Rectifier Nonlinearities Improve Neural Network Acoustic Models, Maas, Hannun, Ng; 2013 - Summary
author: | kelseyball |
score: | 9 / 10 |
Core idea: Rectifier DNNs > Sigmoidal DNNs in Speech Recognition
Main Contributions
- This paper demonstrates that deep neural network (DNN) models for speech recognition perform better when they use rectifier activation functions instead of sigmoidal ones.
- Previous work compares the two, but without isolating all other variables. This paper isolates the effect of the activation function in DNN-based speech recognition.
- The authors theorize that the performance benefit is attributable to “sparse-disperse” coding properties of Rectifier functions and provide evidence in support of this theory.

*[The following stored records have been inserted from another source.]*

# pySTEPS/pysteps

Hardware: NVIDIA H100
Metric: Mpix/s advected (2048^2 frame, 12 leadtimes) (higher is better)
Workload: dtype f64 (trajectories, motion field, IDW); f32 precip in/out; u8/i16/f32 OpenCV-exact LK stages

## Files before the change

### pysteps_b200/csrc/lk_features.cu

```cuda
#include <math_constants.h>

#include "common.cuh"

namespace {

constexpr int TX = 32, TY = 8;

__global__ void __launch_bounds__(256)
masked_max_partial(const float *__restrict__ eig, const uint8_t *__restrict__ valid, size_t N,
                   float *__restrict__ part) {
    __shared__ float sm[8];
    float v = -CUDART_INF_F;
    const size_t stride = (size_t)gridDim.x * blockDim.x;
    for (size_t i = (size_t)blockIdx.x * blockDim.x + threadIdx.x; i < N; i += stride)
        if (!valid || valid[i]) v = fmaxf(v, eig[i]);
#pragma unroll
    for (int o = 16; o > 0; o >>= 1) v = fmaxf(v, __shfl_xor_sync(0xffffffffu, v, o));
    if ((threadIdx.x & 31) == 0) sm[threadIdx.x >> 5] = v;
    __syncthreads();
    if (threadIdx.x < 32) {
        v = threadIdx.x < 8 ? sm[threadIdx.x] : -CUDART_INF_F;
#pragma unroll
        for (int o = 4; o > 0; o >>= 1) v = fmaxf(v, __shfl_xor_sync(0xffffffffu, v, o));
        if (threadIdx.x == 0) part[blockIdx.x] = v;
    }
}

__global__ void __launch_bounds__(256)
masked_max_final(const float *__restrict__ part, int nparts, double quality, unsigned *__restrict__ state) {
    __shared__ float sm[8];
    float v = -CUDART_INF_F;
    for (int i = threadIdx.x; i < nparts; i += blockDim.x) v = fmaxf(v, part[i]);
#pragma unroll
    for (int o = 16; o > 0; o >>= 1) v = fmaxf(v, __shfl_xor_sync(0xffffffffu, v, o));
    if ((threadIdx.x & 31) == 0) sm[threadIdx.x >> 5] = v;
    __syncthreads();
    if (threadIdx.x == 0) {
        for (int i = 1; i < 8; i++) v = fmaxf(v, sm[i]);
        const double mx = (v == -CUDART_INF_F) ? 0.0 : (double)v;
        const float thr = (float)(mx * quality);
        state[0] = __float_as_uint(thr);
        state[1] = 0u;
        state[2] = (v == -CUDART_INF_F) ? 1u : 0u;
    }
}

__device__ __forceinline__ unsigned order_key(float v) {
    const unsigned u = __float_as_uint(v);
    return (u & 0x80000000u) ? ~u : (u | 0x80000000u);
}

__global__ void __launch_bounds__(TX *TY)
candidates_kernel(const float *__restrict__ eig, const uint8_t *__restrict__ valid, int h, int w,
                  unsigned *__restrict__ state, unsigned long long *__restrict__ keys, unsigned cap) {
    const int x = blockIdx.x * TX + threadIdx.x, y = blockIdx.y * TY + threadIdx.y;
    if (x < 1 || y < 1 || x >= w - 1 || y >= h - 1) return;
    const float thr = __uint_as_float(state[0]);
    const size_t i = (size_t)y * w + x;
    const float v = eig[i];
    if (!(v > thr) || v == 0.f) return;
    if (valid && !valid[i]) return;
    bool ismax = true;
#pragma unroll
    for (int dy = -1; dy <= 1; dy++)
#pragma unroll
        for (int dx = -1; dx <= 1; dx++) {
            float u = eig[(size_t)(y + dy) * w + (x + dx)];
            u = (u > thr) ? u : 0.f;
            ismax &= !(u > v);
        }
    if (!ismax) return;
    const unsigned slot = atomicAdd(&state[1], 1u);
    if (slot < cap) keys[slot] = ((unsigned long long)order_key(v) << 32) | (unsigned)i;
}
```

Motivation for Rectifier Functions
Drawbacks of sigmoidal activation functions:
- Sigmoidal activation functions suffer from “vanishing gradients” which can slow training and/or cause the network to converge to poor local minima.
- They do not induce hard-sparsity (values of 0) in activations, which can be a drawback if you want to use activations as feature representations for some downstream task. Both of these issues can, in principle, be solved with rectifier activation functions.
Experiment setup
- Task: Large Vocabulary Continuous Speech Recognition (LVCSR)
- Data: 300-hour Switchboard conversational corpus
- Model: DNN with ReLU, Leaky-ReLU, and tanh activation function
- Evaluation metric: word-error rate (WER)
- Side note: the authors validate that their baseline implementations are comparable to existing ones.
Results
- Rectifier DNNs produce WER reductions of up to 2% as compared with sigmoidal DNNs, which is a substantial improvement for this task.
- Rectifier DNNs benefit more from depth as compared with sigmoidal DNNs. Each time a hidden layer was added, rectifier DNNs show a greater absolute reduction in WER than sigmoidal DNNs.
- Choice of Rectifier function (leaky vs. non-leaky) does not impact performance. Leaky converges slightly faster.
Analyzing coding properties
- ReLU DNNs contain substantially more sparse representations than sigmoidal DNNs.
- ReLU networks, as compared with tanh networks, produce sparse codes where information is distributed more uniformly across hidden units.
- Information/coding theory suggests that sparsity and dispersion (even distribution of information) are important for invariance to inputs.
TL;DR
- Rectifier activation functions improve neural-net based speech recognition over sigmoidal functions (tanh).
- Choice of rectifier function (leaky vs. non-leaky) did not matter for this task.
- Rectifier functions produce sparse and evenly distributed representations, which may contribute to the performance increase.